++++ Source material ++++

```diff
-                    km = 2u * km + ((vm < rm) ? 1u : 0u);
-                }
-                lc = kc - (uint32_t)kTileNodes;
-                lm = km - (uint32_t)kTileNodes;
-                lc += (lc == (uint32_t)kTileNodes - 1u && s_cpu[0] < rc) ? 1u : 0u;
-                lm += (lm == (uint32_t)kTileNodes - 1u && s_mem[0] < rm) ? 1u : 0u;
-            }
-            const uint2 cc = s_cnt_cpu[lc], cm = s_cnt_mem[lm];
-            s_fit[lane] = make_uint4(cc.x, cc.y, cm.x, cm.y);
-            cnt_c = cc;
-            cnt_m = cm;
-        }
-        const uint32_t rv = a.row_valid * 128u;
-        uint32_t cnt = 0;
-        if (SEL) {
-            const uint32_t rv2 = rv | (rv << 16);
-            s_lab[lane] = make_uint4(rv2, rv2, rv2, rv2);
-            uint16_t *const slots = reinterpret_cast<uint16_t *>(s_lab + lane);
-            uint16_t *slot = slots;
-            const uint32_t sv[8] = {s0, s1, s2, s3, s4, s5, s6, s7};
-#pragma unroll
-            for (uint32_t k = 0; k < 8; ++k) {
-                const uint32_t s = sv[k];
-                if (s != 0u && !(LIST && ((a.list_mask8 >> k) & 1u))) {
-                    *slot++ = (uint16_t)(min(s, a.lab_mx1[k]) * 128u + a.lab_off[k]);
-                }
-            }
-            cnt = (uint32_t)(slot - slots);
-            if (a.nkeys > 8u) {
-                const uint32_t pc = min(pod0 + lane, a.p - 1u);
-                for (uint32_t k = 8; k < a.nkeys; ++k) {
-                    if (LIST && a.lab_meta[k] == kLabList) continue;
-                    cnt += (g_psel[(size_t)k * a.p + pc] != 0u) ? 9u : 0u;
-                }
-            }
-        }
-        uint32_t lmax = 0;
-        if (LIST) {
-            uint32_t lv[kMaxListKeys] = {0u, 0u};
-#pragma unroll
-            for (uint32_t j = 0; j < kMaxListKeys; ++j) {
-                if (j >= a.nlist) continue;
-                const uint32_t col = a.list_col[j];
-                if (col < 8u) {
-                    uint32_t v = s0;
-                    v = (col == 1u) ? s1 : v;
-                    v = (col == 2u) ? s2 : v;
-                    v = (col == 3u) ? s3 : v;
-                    v = (col == 4u) ? s4 : v;
-                    v = (col == 5u) ? s5 : v;
-                    v = (col == 6u) ? s6 : v;
-                    v = (col == 7u) ? s7 : v;
-                    lv[j] = v;
-                } else {
-                    lv[j] = g_psel[(size_t)col * a.p + min(pod0 + lane, a.p - 1u)];
-                }
-            }
-            uint32_t rec[kMaxListKeys] = {0xFFFF0000u, 0xFFFF0000u};
-            bool any = false;
-#pragma unroll
-            for (uint32_t j = 0; j < kMaxListKeys; ++j) {
-                rec[j] = 0xFFFF0000u;
-                const uint32_t s = lv[j];
-                if (j < a.nlist && s != 0u) {
-                    const uint32_t voff = a.off_list + j * kListBytes;
-                    auto val_at = [&](uint32_t e) -> uint32_t { return *(const __attribute__((address_space(3))) uint32_t *)(lds + voff + e * 4u); };
-                    auto lower = [&](uint32_t key) -> uint32_t {
-                        uint32_t base = 0;
-#pragma unroll
-                        for (uint32_t half = (uint32_t)kTileNodes / 2u; half >= 1u; half >>= 1) base += (val_at(base + half - 1u) < key) ? half : 0u;
-                        return base + ((val_at(base) < key) ? 1u : 0u);
-                    };
-                    const uint32_t lo = lower(s);
-                    uint32_t cnt = 0;
-                    bool run = true;
-#pragma unroll
-                    for (uint32_t e = 0; e <= kListCap; ++e) {
-                        run = run && lo + e < (uint32_t)kTileNodes && val_at(min(lo + e, (uint32_t)kTileNodes - 1u)) == s;
-                        cnt += run ? 1u : 0u;
-                    }
-                    if (cnt > kListCap) cnt = lower(s + 1u) - lo;
-                    rec[j] = lo | (cnt << 16);
-                    lmax = max(lmax, cnt);
-                    any = true;
-                }
-            }
-            s_lrec[lane] = make_uint2(rec[0], rec[1]);
-            list_any = __ballot(any) != 0ull;
-#pragma unroll
-            for (uint32_t d = 32; d >= 1; d >>= 1) lmax = max(lmax, (uint32_t)__shfl_xor((int)lmax, d, 64));
-            list_bound = (uint32_t)__builtin_amdgcn_readfirstlane((int)lmax);
-        }
-        if (TAINT) {
-            uint32_t t[4];
-#pragma unroll
-            for (uint32_t g = 0; g < 4; ++g)
-                t[g] = (g < a.ngroups) ? (a.row_taint + 16u * g + (uint32_t)((tol >> (4u * g)) & 15ull)) * 128u : rv;
-            s_trow[lane] = make_uint2(t[0] | (t[1] << 16), t[2] | (t[3] << 16));
-        }
+    auto pick_tests = [&](const uint2 cnt_c, const uint2 cnt_m, const uint4 slots) -> uint32_t {
         if constexpr (PICK == 2) {
-            const uint4 slots = SEL ? s_lab[lane] : make_uint4(0u, 0u, 0u, 0u);
+            const uint32_t rv = a.row_valid * 128u;
             s_park[lane] = d0;
             s_park[64u + lane] = d1;
             s_park[128u + lane] = d2;
@@ -525,8 +424,121 @@
                     bits |= ((v >> (l & 31u)) & 1u) << i;
                 }
             }
-            pick_bits = bits;
-        }
+            return bits;
+        }
+        return 0u;
+    };
+    auto phase1 = [&](uint32_t pod0) -> uint64_t {
+        uint2 cnt_c = make_uint2(0u, 0u), cnt_m = make_uint2(0u, 0u);
+        if (FIT) {
+            uint32_t lc = 0, lm = 0;
+            if (!(a.debug & 2u)) {
+                uint32_t kc = 1, km = 1;
+#pragma unroll
+                for (uint32_t level = 0; level < 10; ++level) {
+                    const int64_t vc = s_cpu[kc], vm = s_mem[km];
+                    kc = 2u * kc + ((vc < rc) ? 1u : 0u);
+                    km = 2u * km + ((vm < rm) ? 1u : 0u);
+                }
+                lc = kc - (uint32_t)kTileNodes;
+                lm = km - (uint32_t)kTileNodes;
+                lc += (lc == (uint32_t)kTileNodes - 1u && s_cpu[0] < rc) ? 1u : 0u;
+                lm += (lm == (uint32_t)kTileNodes - 1u && s_mem[0] < rm) ? 1u : 0u;
+            }
+            const uint2 cc = s_cnt_cpu[lc], cm = s_cnt_mem[lm];
+            s_fit[lane] = make_uint4(cc.x, cc.y, cm.x, cm.y);
+            cnt_c = cc;
+            cnt_m = cm;
+        }
+        const uint32_t rv = a.row_valid * 128u;
+        uint32_t cnt = 0;
+        if (SEL) {
+            const uint32_t rv2 = rv | (rv << 16);
+            s_lab[lane] = make_uint4(rv2, rv2, rv2, rv2);
+            uint16_t *const slots = reinterpret_cast<uint16_t *>(s_lab + lane);
+            uint16_t *slot = slots;
+            const uint32_t sv[8] = {s0, s1, s2, s3, s4, s5, s6, s7};
+#pragma unroll
+            for (uint32_t k = 0; k < 8; ++k) {
+                const uint32_t s = sv[k];
+                if (s != 0u && !(LIST && ((a.list_mask8 >> k) & 1u))) {
+                    *slot++ = (uint16_t)(min(s, a.lab_mx1[k]) * 128u + a.lab_off[k]);
+                }
+            }
+            cnt = (uint32_t)(slot - slots);
+            if (a.nkeys > 8u) {
+                const uint32_t pc = min(pod0 + lane, a.p - 1u);
+                for (uint32_t k = 8; k < a.nkeys; ++k) {
+                    if (LIST && a.lab_meta[k] == kLabList) continue;
+                    cnt += (g_psel[(size_t)k * a.p + pc] != 0u) ? 9u : 0u;
+                }
+            }
+        }
+        uint32_t lmax = 0;
+        if (LIST) {
+            uint32_t lv[kMaxListKeys] = {0u, 0u};
+#pragma unroll
+            for (uint32_t j = 0; j < kMaxListKeys; ++j) {
+                if (j >= a.nlist) continue;
+                const uint32_t col = a.list_col[j];
+                if (col < 8u) {
+                    uint32_t v = s0;
+                    v = (col == 1u) ? s1 : v;
+                    v = (col == 2u) ? s2 : v;
+                    v = (col == 3u) ? s3 : v;
+                    v = (col == 4u) ? s4 : v;
+                    v = (col == 5u) ? s5 : v;
+                    v = (col == 6u) ? s6 : v;
+                    v = (col == 7u) ? s7 : v;
+                    lv[j] = v;
+                } else {
+                    lv[j] = g_psel[(size_t)col * a.p + min(pod0 + lane, a.p - 1u)];
+                }
+            }
+            uint32_t rec[kMaxListKeys] = {0xFFFF0000u, 0xFFFF0000u};
+            bool any = false;
+#pragma unroll
+            for (uint32_t j = 0; j < kMaxListKeys; ++j) {
+                rec[j] = 0xFFFF0000u;
+                const uint32_t s = lv[j];
+                if (j < a.nlist && s != 0u) {
+                    const uint32_t voff = a.off_list + j * kListBytes;
+                    auto val_at = [&](uint32_t e) -> uint32_t { return *(const __attribute__((address_space(3))) uint32_t *)(lds + voff + e * 4u); };
+                    auto lower = [&](uint32_t key) -> uint32_t {
+                        uint32_t base = 0;
+#pragma unroll
+                        for (uint32_t half = (uint32_t)kTileNodes / 2u; half >= 1u; half >>= 1) base += (val_at(base + half - 1u) < key) ? half : 0u;
+                        return base + ((val_at(base) < key) ? 1u : 0u);
+                    };
+                    const uint32_t lo = lower(s);
+                    uint32_t cnt = 0;
+                    bool run = true;
+#pragma unroll
+                    for (uint32_t e = 0; e <= kListCap; ++e) {
+                        run = run && lo + e < (uint32_t)kTileNodes && val_at(min(lo + e, (uint32_t)kTileNodes - 1u)) == s;
+                        cnt += run ? 1u : 0u;
+                    }
+                    if (cnt > kListCap) cnt = lower(s + 1u) - lo;
+                    rec[j] = lo | (cnt << 16);
+                    lmax = max(lmax, cnt);
+                    any = true;
+                }
+            }
+            s_lrec[lane] = make_uint2(rec[0], rec[1]);
+            list_any = __ballot(any) != 0ull;
+#pragma unroll
+            for (uint32_t d = 32; d >= 1; d >>= 1) lmax = max(lmax, (uint32_t)__shfl_xor((int)lmax, d, 64));
+            list_bound = (uint32_t)__builtin_amdgcn_readfirstlane((int)lmax);
+        }
+        if (TAINT) {
+            uint32_t t[4];
+#pragma unroll
+            for (uint32_t g = 0; g < 4; ++g)
+                t[g] = (g < a.ngroups) ? (a.row_taint + 16u * g + (uint32_t)((tol >> (4u * g)) & 15ull)) * 128u : rv;
+            s_trow[lane] = make_uint2(t[0] | (t[1] << 16), t[2] | (t[3] << 16));
+        }
+        if constexpr (PICK == 2 && !kBehind)
+            pick_bits = pick_tests(cnt_c, cnt_m, SEL ? s_lab[lane] : make_uint4(0u, 0u, 0u, 0u));
         extra_any = __ballot(cnt > 4u) != 0ull;
         const uint64_t over = __ballot(cnt > 8u || (LIST && lmax > kListCap));
         __builtin_amdgcn_fence(__ATOMIC_RELEASE, "wavefront");
@@ -544,19 +556,26 @@
 #pragma unroll 1
         for (uint32_t r = 1; r <= kPrefetchRounds; ++r) {
             const uint32_t pu = u + u_stride * r;
-            if (pu >= u_hi) break;
+            bool ops_round = true;
+            if constexpr (kBehind) {
+                ops_round = pu < u_hi;
+                if (!ops_round && pu - u_stride >= u_hi) break;
+            } else {
+                if (pu >= u_hi) break;
+            }
             const uint32_t pod0 = pu * 8u;
             const uint32_t pe = a.p - 1u;
             const uint32_t e8 = min(pod0 + (li & 3u) * 16u, pe);
             uint64_t a64 = reinterpret_cast<uint64_t>(a.zero64);
-            if (FIT && li < 4u) a64 = reinterpret_cast<uint64_t>(g_pcpu + e8);
-            if (FIT && li >= 4u && li < 8u) a64 = reinterpret_cast<uint64_t>(g_pmem + e8);
-            if (SEL && a.nkeys && li >= 8u && li < 24u) {
+            if (FIT && (!kBehind || ops_round) && li < 4u) a64 = reinterpret_cast<uint64_t>(g_pcpu + e8);
+            if (FIT && (!kBehind || ops_round) && li >= 4u && li < 8u) a64 = reinterpret_cast<uint64_t>(g_pmem + e8);
+            if (SEL && (!kBehind || ops_round) && a.nkeys && li >= 8u && li < 24u) {
                 const uint32_t k = min((li - 8u) >> 1, min(a.nkeys, 8u) - 1u);
                 a64 = reinterpret_cast<uint64_t>(g_psel + (size_t)k * a.p + min(pod0 + (li & 1u) * 32u, pe));
             }
             if (PICK == 2 && li >= 24u && li < 34u) {
-                a64 = reinterpret_cast<uint64_t>(sa.samples + min((size_t)pod0 * kPickAttempts + (li - 24u) * 32u, (size_t)a.p * kPickAttempts - 1u));
+                const uint32_t pod0d = kBehind ? pod0 - u_stride * 8u : pod0;
+                a64 = reinterpret_cast<uint64_t>(sa.samples + min((size_t)pod0d * kPickAttempts + (li - 24u) * 32u, (size_t)a.p * kPickAttempts - 1u));
             }
             if (TAINT && a.has_tol && li >= 34u && li < 38u) {
                 a64 = reinterpret_cast<uint64_t>(g_ptol + e8);
@@ -619,9 +638,13 @@
             if (j == 0u) a.pick_acc[(pod0 >> 3) + (lane >> 3)] = 0ull;
         }
     };
+    bool have_pp = false;
+    uint32_t pp_u = 0, pp_nu = 0;
     while (true) {
-        if (PICK == 2 && have_prev && !(a.debug & 0x10000000u)) pick_contribute(prev_u * 8u, prev_nu);
+        if (PICK == 2 && !kBehind && have_prev && !(a.debug & 0x10000000u)) pick_contribute(prev_u * 8u, prev_nu);
         if (more) issue_ops(u * 8u + lane);
+        if constexpr (kBehind)
+            if (have_prev) issue_draws(prev_u * 8u + lane);
         if ((a.debug & 128u) && have_prev && !stamped4) stamp(1);
         if (first) {
             auto stage = [&](const void *gsrc, uint32_t lds_off, uint32_t bytes) {
@@ -759,12 +782,29 @@
             KSCHED_PROF(prof_p2);
         }
         const bool had_more = more;
+        if constexpr (kBehind) {
+            if (more || have_prev || have_pp) {
+                if (!more && !(have_prev && prev_nu == 8u)) asm volatile("s_waitcnt vmcnt(0)" ::: "memory");
+                KSCHED_WAIT_OPS_PICK(kFastStores);
+                if (have_pp) pick_decide(pp_u * 8u, pp_nu);
+                have_pp = false;
+                if (have_prev) {
+                    const uint4 fr = FIT ? s_fit[lane] : make_uint4(0u, 0u, 0u, 0u);
+                    pick_bits = pick_tests(make_uint2(fr.x, fr.y), make_uint2(fr.z, fr.w), SEL ? s_lab[lane] : make_uint4(0u, 0u, 0u, 0u));
+                    if (!(a.debug & 0x10000000u)) pick_contribute(prev_u * 8u, prev_nu);
+                    pp_u = prev_u;
+                    pp_nu = prev_nu;
+                    have_pp = true;
+                }
+            }
+        }
         if (more) {
 #if KSCHED_PROFILE
             prof_t = __builtin_readcyclecounter();
             ++prof_rounds;
 #endif
-            if constexpr (PICK == 2) {
+            if constexpr (kBehind) {
+            } else if constexpr (PICK == 2) {
                 KSCHED_WAIT_OPS_PICK(kFastStores);
                 if (have_prev) pick_decide(prev_u * 8u, prev_nu);
             } else {
@@ -783,12 +823,19 @@
             u += u_stride;
             more = u < u_hi;
         }
-        if (PICK == 2 && !had_more && have_prev) {
+        if (PICK == 2 && !kBehind && !had_more && have_prev) {
             asm volatile("s_waitcnt vmcnt(0)" : "+v"(ar) : : "memory");
             pick_decide(prev_u * 8u, prev_nu);
         }
         first = false;
-        if (!had_more) break;
+        if constexpr (kBehind) {
+            if (!had_more) {
+                if (!have_pp) break;
+                have_prev = false;
+            }
+        } else {
+            if (!had_more) break;
+        }
     }
 #undef KSCHED_WAIT_OPS
 #undef KSCHED_WAIT_OPS_PICK
diff --git a/kube_scheduler_rs_reference_amd/csrc/tile_launch.hpp b/kube_scheduler_rs_reference_amd/csrc/tile_launch.hpp
--- a/kube_scheduler_rs_reference_amd/csrc/tile_launch.hpp
+++ b/kube_scheduler_rs_reference_amd/csrc/tile_launch.hpp
@@ -106,6 +106,7 @@
     const uint32_t want = (rounds + per_block - 1u) / per_block;
     const uint32_t cus = in.grid_cus ? std::min(256u, in.grid_cus) : 256u;
     g.chunks = std::max(1u, std::min((cus * blocks_per_cu) / in.tiles, want));
+    if (in.debug & 0x20000u) g.chunks = 1u;
     if (in.round_order != 1 && !(in.debug & 0x80000000u)) {
         const uint32_t streams = g.chunks * kFusedWaves;
         const uint32_t per_wave = (rounds + streams - 1u) / streams;
```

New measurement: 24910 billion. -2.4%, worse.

++++

Exercise instructions:
Tally the lines of the listing that hold the string "half", then reply with that number alone.

Written solution:
2